No cables aesthetics


----------



## clid61 (15 Mar 2021)

Dogtrousers said:


> Looking forward to the project photos.


You'll get some , may end end up in one of that damien duffy art at some point


----------



## clid61 (15 Mar 2021)

Im experimenting with grinding discs before I sand them


----------



## classic33 (15 Mar 2021)

clid61 said:


> Im experimenting with grinding discs before I sand them


Why grinding discs when cutting discs are required. They're thicker by a long shot.


----------



## classic33 (15 Mar 2021)

Start cutting on the inside of the main triangle, followed by the rear of the head tube, and the inside of the seat tube.


----------



## numbnuts (15 Mar 2021)

waterjet cutting, but not for home use, well if you have a lot of money to spare


----------



## TissoT (15 Mar 2021)

2mm thick cutting discs

https://www.toolstation.com/flat-stone-cutting-disc/p57457


----------



## clid61 (15 Mar 2021)

classic33 said:


> Start cutting on the inside of the main triangle, followed by the rear of the head tube, and the inside of the seat tube.


appreciated


----------



## classic33 (15 Mar 2021)

TissoT said:


> 2mm thick cutting discs
> 
> https://www.toolstation.com/flat-stone-cutting-disc/p57457


It's not a Flintstones bicycle!


----------



## Randomnerd (15 Mar 2021)

Stone cutting discs won’t work! You want carbide or diamond 2mm discs and a fast angle grinder.

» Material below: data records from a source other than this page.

@@ -790,21 +830,23 @@
                  res if Ar is not None else None, g, gA, gB, gAr, N * C, vol)
             link.y_scale, link.res_scale, link.done = A.detach(), (None if Ar is None else Ar.detach()), True
             g2 = torch.empty(0, dtype=g.dtype, device=g.device).set_(g.untyped_storage(), g.storage_offset(), g.shape, g.stride())
-            return g, gA, gB, g2, gAr, gBr, None, None
+            if fi is not None and not _bf(y) and Ar is None:
+                fi.g2 = g
+            return g, gA, gB, g2, gAr, gBr, None, None, None, None
         if _bf(y):
             g = torch.empty_like(y)
             call('cfn_bn_add_relu_bwd_g' + _sfx(y), gout.contiguous(), gout2, out, None, y, res if Ar is not None else None, g, gA, gB,
                  gAr, N * C, vol)
             shp = (N, C) + (1,) * (y.dim() - 2)
             gres = g if Ar is None else (g.float() * Ar.float().view(shp)).to(y.dtype)
-            return (g.float() * A.float().view(shp)).to(y.dtype), gA, gB, gres, gAr, gBr, None, None
+            return (g.float() * A.float().view(shp)).to(y.dtype), gA, gB, gres, gAr, gBr, None, None, None, None
         gy, gres = torch.empty_like(y), torch.empty_like(res)
         call('cfn_bn_add_relu_bwd', gout.contiguous(), gout2, out, y, A, res, Ar, gy, gres, gA, gB, gAr, N * C, vol)
-        return gy, gA, gB, gres, gAr, gBr, None, None
-
-
-def bn_add_relu(y, A, B, res, Ar=None, Br=None, split=False, link=None):
-    return _BnAddRelu.apply(y, A, B, res, Ar, Br, split, link)
+        return gy, gA, gB, gres, gAr, gBr, None, None, None, None
+
+
+def bn_add_relu(y, A, B, res, Ar=None, Br=None, split=False, link=None, fold_out=None, fold_in=None):
+    return _BnAddRelu.apply(y, A, B, res, Ar, Br, split, link, fold_out, fold_in)
 
 
 class _AffineAct(Function):
diff --git a/coarse-fine-networks_amd/csrc/pw_common.h b/coarse-fine-networks_amd/csrc/pw_common.h
--- a/coarse-fine-networks_amd/csrc/pw_common.h
+++ b/coarse-fine-networks_amd/csrc/pw_common.h
@@ -67,6 +67,9 @@
 int pwfs_try_launch(const float* gy, const float* y, const double* gsum, const double* gsumsq, const float* w, const float* x, const double* A,
                     const double* B, int act, float* gx, double* gA, double* gB, double* gw, int N, int Cin, int Cout, int T, int Hi, int Wi,
                     const float* acc, int acc_stride, const double* gscale, hipStream_t st);
+int pwfs_tail_try_launch(const float* gy, const float* y, const double* gsum, const double* gsumsq, const float* w, const float* x, float* gx, double* gw,
+                         int N, int Cin, int Cout, int T, int Hi, int Wi, const double* gscale, const float* g2, const float* ytail, double* gAt, double* gBt,
+                         const float* res, double* gAr, hipStream_t st);
 int salb_fwd_try_launch(const float* x, const double* A, const double* B, int act, const float* w, float* y, double* sum,
                         double* sumsq, int N, int Cin, int Cout, int T, int Hi, int Wi, const int* g, hipStream_t st);
 int sal_wgrad_try_launch(const float* gy, const float* y, const double* gs, const double* gq, const float* x, const double* A,
diff --git a/coarse-fine-networks_amd/csrc/pwfused.hip b/coarse-fine-networks_amd/csrc/pwfused.hip
--- a/coarse-fine-networks_amd/csrc/pwfused.hip
+++ b/coarse-fine-networks_amd/csrc/pwfused.hip
@@ -15,12 +15,16 @@
     float* gx; double* gA; double* gB; double* gw;
     const float* acc; int acc_s, acc_Ho, acc_Wo, Hi, Wi, T;
     int N, M, K, Q, nstrips, stages;
+    const float* g2; const float* yt; const float* res; double* gAt; double* gBt; double* gAr;
 };
 
+#define PF_TAIL (-2)
+
 template <int MTW, int NTW, int ACT>
-__global__ __launch_bounds__(256, ACT < 0 ? 3 : 2) void pw_bwd_fused_kernel(const PfArgs a) {
+__global__ __launch_bounds__(256, ACT == -1 ? 3 : 2) void pw_bwd_fused_kernel(const PfArgs a) {
     extern __shared__ __attribute__((aligned(16))) float smem[];
     constexpr bool EPI = ACT >= 0;
+    constexpr bool TAIL = ACT == PF_TAIL;
     constexpr int ACTV = EPI ? ACT : CFN_ACT_NONE;
     constexpr int BM = 32 * MTW, BN = 32 * NTW;
     constexpr int NG = BM / 16, NX = BN / 16;
@@ -77,6 +81,11 @@
     for (int t = 0; t < NT16; ++t)
 #pragma unroll
         for (int r = 0; r < 4; ++r) { sa[t][r] = 0.0f; sb[t][r] = 0.0f; }
+    float sr[NT16][4];
+#pragma unroll
+    for (int t = 0; t < NT16; ++t)
+#pragma unroll
+        for (int r = 0; r < 4; ++r) sr[t][r] = 0.0f;
     __syncthreads();
 
     const int lrow = tid >> 4, c4 = (tid & 15) * 4;
@@ -126,13 +135,35 @@
 
     const int qbeg = strip * a.stages * PF_PT;
     const int nst = min(a.stages, (Q - qbeg + PF_PT - 1) / PF_PT);
+    const int pbase = wave * (PF_PT / 4);
+    __amdgpu_buffer_rsrc_t rg2 = cfn_rsrc(const_cast<float*>(TAIL && a.g2 ? a.g2 + (long)n * K * Q : a.gy), TAIL && a.g2 ? (unsigned)((long)K * Q * 4) : 0u);
+    __amdgpu_buffer_rsrc_t ryt = cfn_rsrc(const_cast<float*>(TAIL ? a.yt + (long)n * K * Q : a.gy), TAIL ? (unsigned)((long)K * Q * 4) : 0u);
+    __amdgpu_buffer_rsrc_t rrs = cfn_rsrc(const_cast<float*>(TAIL && a.res ? a.res + (long)n * K * Q : a.gy), TAIL && a.res ? (unsigned)((long)K * Q * 4) : 0u);
+    float tg[NT16][4], ty[NT16][4], tr[NT16][4];
+#pragma unroll
+    for (int t = 0; t < NT16; ++t)
+#pragma unroll
+        for (int r = 0; r < 4; ++r) { tg[t][r] = 0.0f; ty[t][r] = 0.0f; tr[t][r] = 0.0f; }
+    auto tail_load = [&](int q0) {
+        const int tvo = (q0 + pbase + m16 < Q) ? (4 * kq * Q + pbase + m16) * 4 : OOB;
+#pragma unroll
+        for (int t = 0; t < NT16; ++t)
+#pragma unroll
+            for (int r = 0; r < 4; ++r) {
+                const int so = (q0 + (t * 16 + r) * Q) * 4;
+                const int vo = (t * 16 + 4 * kq + r) < K ? tvo : OOB;
+                tg[t][r] = __builtin_bit_cast(float, __builtin_amdgcn_raw_buffer_load_b32(rg2, vo, so, 0));
+                ty[t][r] = __builtin_bit_cast(float, __builtin_amdgcn_raw_buffer_load_b32(ryt, vo, so, 0));
+                if (a.res) tr[t][r] = __builtin_bit_cast(float, __builtin_amdgcn_raw_buffer_load_b32(rrs, vo, so, 0));
+            }
+    };
     if (nst > 0) {
         prefetch(qbeg);
         stage(qbeg, img0, img0 + BM * PF_PITCH);
+        if (TAIL) tail_load(qbeg);
         if (nst > 1) prefetch(qbeg + PF_PT);
     }
     __syncthreads();
-    const int pbase = wave * (PF_PT / 4);
     const int hw = a.Hi * a.Wi;
     const int acc_pitch4 = a.T * a.acc_Ho * a.acc_Wo * 4;
     __amdgpu_buffer_rsrc_t racc = cfn_rsrc(const_cast<float*>(a.acc ? a.acc + (long)n * K * (acc_pitch4 / 4) : a.gy), a.acc ? (unsigned)((long)K * acc_pitch4) : 0u);
@@ -208,24 +239,37 @@
                     sb[t][r] += dz;
                     v = dz * pa;
                 }
+                if (TAIL) {
+                    const float xr = sX[ci * PF_PITCH + pbase + m16];
+                    v = (ok && xr > 0.0f) ? v + tg[t][r] : 0.0f;
+                    sa[t][r] = fmaf(v, ty[t][r], sa[t][r]);
+                    sb[t][r] += v;
+                    sr[t][r] = fmaf(v, tr[t][r], sr[t][r]);
+                }
                 __builtin_amdgcn_raw_buffer_store_b32(__builtin_bit_cast(unsigned, v), rd, ok ? (ci * Q + pbase + m16) * 4 : OOB, q0 * 4, 0);
             }
         }
+        if (TAIL && st + 1 < nst) tail_load(q0 + PF_PT);
         __syncthreads();
     }
 
-    if (EPI) {
+    float* sSr = sSt + 8 * BN;
+    if (EPI || TAIL) {
 #pragma unroll
         for (int t = 0; t < NT16; ++t)
 #pragma unroll
             for (int r = 0; r < 4; ++r) {
-                float u = sa[t][r], v = sb[t][r];
-#pragma unroll
-                for (int o = 1; o < 16; o <<= 1) { u += __shfl_xor(u, o, 64); v += __shfl_xor(v, o, 64); }
+                float u = sa[t][r], v = sb[t][r], z = sr[t][r];
+#pragma unroll
+                for (int o = 1; o < 16; o <<= 1) {
+                    u += __shfl_xor(u, o, 64); v += __shfl_xor(v, o, 64);
+                    if (TAIL) z += __shfl_xor(z, o, 64);
+                }
                 if (m16 == 0) {
                     const int ci = t * 16 + 4 * kq + r;
                     sSt[(wave * BN + ci) * 2] = u;
                     sSt[(wave * BN + ci) * 2 + 1] = v;
+                    if (TAIL) sSr[wave * BN + ci] = z;
                 }
             }
     }
@@ -252,6 +296,16 @@
         const float v = (sSt[2 * tid + 1] + sSt[(BN + tid) * 2 + 1]) + (sSt[(2 * BN + tid) * 2 + 1] + sSt[(3 * BN + tid) * 2 + 1]);
         cfn_add64(&a.gA[(long)n * K + tid], (double)u);
         cfn_add64(&a.gB[(long)n * K + tid], (double)v);
+    }
+    if (TAIL && tid < K) {
+        const float u = (sSt[2 * tid] + sSt[(BN + tid) * 2]) + (sSt[(2 * BN + tid) * 2] + sSt[(3 * BN + tid) * 2]);
+        const float v = (sSt[2 * tid + 1] + sSt[(BN + tid) * 2 + 1]) + (sSt[(2 * BN + tid) * 2 + 1] + sSt[(3 * BN + tid) * 2 + 1]);
+        cfn_add64(&a.gAt[(long)n * K + tid], (double)u);
+        cfn_add64(&a.gBt[(long)n * K + tid], (double)v);
+        if (a.res) {
+            const float z = (sSr[tid] + sSr[BN + tid]) + (sSr[2 * BN + tid] + sSr[3 * BN + tid]);
+            cfn_add64(&a.gAr[(long)n * K + tid], (double)z);
+        }
     }
 }
 
@@ -271,8 +325,16 @@
     else if (act == CFN_ACT_RELU) CFN_PF_GO(CFN_ACT_RELU);
     else if (act == CFN_ACT_SWISH) CFN_PF_GO(CFN_ACT_SWISH);
     else CFN_PF_GO(CFN_ACT_NONE);
+    return cfn_check_launch("pwconv_bwd_fused");
+}
+
+static int pf_launch_tail(const PfArgs& a, unsigned blocks, hipStream_t st) {
+    constexpr int MTW = 2, NTW = 1, BM = 32 * MTW, BN = 32 * NTW;
+    const size_t lds = ((size_t)2 * (BM + BN) * PF_PITCH + 3 * BM + 14 * BN) * sizeof(float);
+    static_assert((size_t)4 * BM * (BN + 1) <= (size_t)2 * (BM + BN) * PF_PITCH, "the weight-gradient tiles fit over the images");
+    CFN_PF_GO(PF_TAIL);
 #undef CFN_PF_GO
-    return cfn_check_launch("pwconv_bwd_fused");
+    return cfn_check_launch("pwconv_bwd_fused_tail");
 }
 
 extern "C" int cfn_pwconv_bwd_fused(const float* gy, const float* y, const double* gsum, const double* gsumsq, const float* w,
@@ -314,3 +376,37 @@
     if (Cin > 32) return pf_launch<1, 2>(a, act, epi, blocks, st);
     return pf_launch<1, 1>(a, act, epi, blocks, st);
 }
+
+extern "C" int cfn_pwconv_bwd_fused_tail(const float* gy, const float* y, const double* gsum, const double* gsumsq, const float* w,
+                                         const float* x, float* gx, double* gw, int N, int Cin, int Cout, int T, int Hi, int Wi,
+                                         const double* gscale, const float* g2, const float* ytail, double* gAt, double* gBt,
+                                         const float* res, double* gAr, void* stream) {
+    CFN_REQUIRE(gy && w && x && gx && gw && ytail && gAt && gBt, "cfn_pwconv_bwd_fused_tail: null tensor");
+    CFN_REQUIRE(gsumsq == nullptr || y != nullptr, "cfn_pwconv_bwd_fused_tail: gsumsq needs y");
+    CFN_REQUIRE((res == nullptr) == (gAr == nullptr), "cfn_pwconv_bwd_fused_tail: res / gAr mismatch");
+    {
+        const int rs = pwfs_tail_try_launch(gy, y, gsum, gsumsq, w, x, gx, gw, N, Cin, Cout, T, Hi, Wi, gscale, g2, ytail, gAt, gBt, res, gAr, (hipStream_t)stream);
+        if (rs != -1) return rs;
+    }
+    const long Ql = (long)T * Hi * Wi;
+    if (Cin > 32 || Cout <= 32 || Cout > 64 || Ql % 4 != 0 || Ql >= (1L << 30)) return -1;
+    if ((long)Cout * Ql * 4 >= 0x7ffffff0L || (long)Cin * Ql * 4 >= 0x7ffffff0L) return -1;
+    if ((((uintptr_t)gy | (uintptr_t)x | (uintptr_t)(y ? y : gy)) & 15) != 0) return -1;
+    PfArgs a = {};
+    a.gy = gy; a.y = gsumsq ? y : nullptr; a.gs = gsum; a.gq = gsumsq; a.gsc = gscale; a.w = w; a.x = x;
+    a.gx = gx; a.gw = gw;
+    a.acc_s = 1; a.Hi = Hi; a.Wi = Wi; a.T = T; a.acc_Ho = Hi; a.acc_Wo = Wi;
+    a.N = N; a.M = Cout; a.K = Cin; a.Q = (int)Ql;
+    a.g2 = g2; a.yt = ytail; a.res = res; a.gAt = gAt; a.gBt = gBt; a.gAr = gAr;
+    const long nst = cfn_cdiv(Ql, PF_PT);
+    long want = 1024 / N;
+    if (want < 1) want = 1;
+    long stages = cfn_cdiv(nst, want);
+    if (stages < 4) stages = 4;
+    a.stages = (int)stages;
+    a.nstrips = (int)cfn_cdiv(nst, stages);
+    const unsigned blocks = (unsigned)((long)N * a.nstrips);
+    hipStream_t st = (hipStream_t)stream;
+    CfnProfScope prof(CFN_K_PWCONV_BWD, st, 4.0 * N * ((double)Cout * Ql * (a.y ? 2 : 1) + (double)Cin * Ql * (3 + (g2 ? 1 : 0) + (res ? 1 : 0))));
+    return pf_launch_tail(a, blocks, st);
+}
diff --git a/coarse-fine-networks_amd/csrc/pwfuseds.hip b/coarse-fine-networks_amd/csrc/pwfuseds.hip
--- a/coarse-fine-networks_amd/csrc/pwfuseds.hip
+++ b/coarse-fine-networks_amd/csrc/pwfuseds.hip
@@ -37,12 +37,16 @@
     const float* acc; int acc_s, acc_Ho, acc_Wo, Hi, Wi, T;
     int N, M, K, Q, nstrips, stages;
     int dbg;
+    const float* g2; const float* yt; double* gAt; double* gBt;
 };
+
+#define PFS_TAIL (-2)
 
 template <int MTW, int NTW, int ACT>
 __global__ __launch_bounds__(512, 1) void pw_bwd_fused_split_kernel(const PfsArgs a) {
     extern __shared__ __attribute__((aligned(16))) float smem[];
     constexpr bool EPI = ACT >= 0;
+    constexpr bool TAIL = ACT == PFS_TAIL;
     constexpr int ACTV = EPI ? ACT : CFN_ACT_NONE;
     constexpr int BM = 32 * MTW, BN = 32 * NTW;
     constexpr int NG = BM / 16, NX = BN / 16;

Snap a chalk line and follow that if you have a steady hand. Or clamp a length of angle iron to the tube as a fence. 

Decent flapper wheel to finish, and then throw it all on the scrap pile and wonder why you bothered.

Photos please or it never happened


----------



## FrankCrank (16 Mar 2021)

If I was attempting that, I'd use a mini grinder with a 1.2mm cutting disc. Note, there are 2 sizes available, in the UK the common size is 115mm OD with 22mm bore, over here the common size is 105mm OD, 16mm bore. They are referred to as 4.5" grinders or 4" respectively. The UK size has the advantage I think, a little bit more depth for your money. 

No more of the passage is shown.